● INFORMATION GIVEN:
______________________________

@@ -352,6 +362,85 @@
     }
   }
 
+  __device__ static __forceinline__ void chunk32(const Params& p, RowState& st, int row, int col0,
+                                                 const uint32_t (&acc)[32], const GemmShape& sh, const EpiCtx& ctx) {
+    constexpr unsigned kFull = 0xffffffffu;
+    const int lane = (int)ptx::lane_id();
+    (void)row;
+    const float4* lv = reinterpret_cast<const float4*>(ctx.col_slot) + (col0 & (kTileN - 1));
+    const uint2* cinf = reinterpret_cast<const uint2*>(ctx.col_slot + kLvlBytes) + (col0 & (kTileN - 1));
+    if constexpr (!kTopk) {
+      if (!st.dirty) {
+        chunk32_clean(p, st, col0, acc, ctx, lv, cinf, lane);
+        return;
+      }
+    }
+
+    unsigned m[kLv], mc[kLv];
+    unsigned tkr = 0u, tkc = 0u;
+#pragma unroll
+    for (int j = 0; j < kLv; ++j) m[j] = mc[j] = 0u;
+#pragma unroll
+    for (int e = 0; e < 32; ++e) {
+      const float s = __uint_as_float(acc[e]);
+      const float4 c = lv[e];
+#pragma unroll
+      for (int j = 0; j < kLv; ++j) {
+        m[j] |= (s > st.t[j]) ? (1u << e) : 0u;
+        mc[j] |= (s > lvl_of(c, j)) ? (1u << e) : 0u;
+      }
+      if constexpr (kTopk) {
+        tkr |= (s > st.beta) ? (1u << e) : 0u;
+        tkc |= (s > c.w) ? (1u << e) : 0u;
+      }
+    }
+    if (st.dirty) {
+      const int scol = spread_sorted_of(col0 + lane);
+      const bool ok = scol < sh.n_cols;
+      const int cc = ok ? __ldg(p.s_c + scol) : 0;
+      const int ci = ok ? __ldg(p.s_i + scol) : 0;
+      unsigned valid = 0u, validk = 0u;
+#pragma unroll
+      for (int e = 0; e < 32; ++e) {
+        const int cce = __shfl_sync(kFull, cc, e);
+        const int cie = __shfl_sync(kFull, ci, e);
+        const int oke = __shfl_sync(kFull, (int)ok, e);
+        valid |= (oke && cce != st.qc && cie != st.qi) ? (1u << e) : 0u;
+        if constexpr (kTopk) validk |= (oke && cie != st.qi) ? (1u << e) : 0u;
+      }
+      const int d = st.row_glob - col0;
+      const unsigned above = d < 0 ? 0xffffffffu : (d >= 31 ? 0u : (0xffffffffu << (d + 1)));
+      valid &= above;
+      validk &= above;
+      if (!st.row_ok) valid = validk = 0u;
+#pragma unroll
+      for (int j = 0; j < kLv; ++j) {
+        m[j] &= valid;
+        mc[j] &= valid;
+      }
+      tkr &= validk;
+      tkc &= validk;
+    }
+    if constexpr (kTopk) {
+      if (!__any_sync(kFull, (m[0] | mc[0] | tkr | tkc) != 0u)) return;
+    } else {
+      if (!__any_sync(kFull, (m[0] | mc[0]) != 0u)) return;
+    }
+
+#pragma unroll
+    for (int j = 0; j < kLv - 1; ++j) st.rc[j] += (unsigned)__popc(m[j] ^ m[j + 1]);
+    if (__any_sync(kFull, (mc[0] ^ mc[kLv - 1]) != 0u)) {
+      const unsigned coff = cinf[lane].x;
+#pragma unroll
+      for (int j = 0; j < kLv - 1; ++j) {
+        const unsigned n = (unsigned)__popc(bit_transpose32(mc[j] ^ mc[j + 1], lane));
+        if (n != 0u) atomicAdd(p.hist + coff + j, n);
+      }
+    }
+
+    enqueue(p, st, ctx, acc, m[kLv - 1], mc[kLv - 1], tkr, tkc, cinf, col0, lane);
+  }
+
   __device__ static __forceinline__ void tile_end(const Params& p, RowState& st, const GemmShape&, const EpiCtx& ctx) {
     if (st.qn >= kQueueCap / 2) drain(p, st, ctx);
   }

______________________________

● EXERCISE DIRECTIONS: Please give an exact copy of the lines above, beginning with the line containing "lane = (int)ptx::lane_id();" and running through the line containing "s = __uint_as_float(acc[e]);", and of no other lines.

● ANSWER SPACE:
+    const int lane = (int)ptx::lane_id();
+    (void)row;
+    const float4* lv = reinterpret_cast<const float4*>(ctx.col_slot) + (col0 & (kTileN - 1));
+    const uint2* cinf = reinterpret_cast<const uint2*>(ctx.col_slot + kLvlBytes) + (col0 & (kTileN - 1));
+    if constexpr (!kTopk) {
+      if (!st.dirty) {
+        chunk32_clean(p, st, col0, acc, ctx, lv, cinf, lane);
+        return;
+      }
+    }
+
+    unsigned m[kLv], mc[kLv];
+    unsigned tkr = 0u, tkc = 0u;
+#pragma unroll
+    for (int j = 0; j < kLv; ++j) m[j] = mc[j] = 0u;
+#pragma unroll
+    for (int e = 0; e < 32; ++e) {
+      const float s = __uint_as_float(acc[e]);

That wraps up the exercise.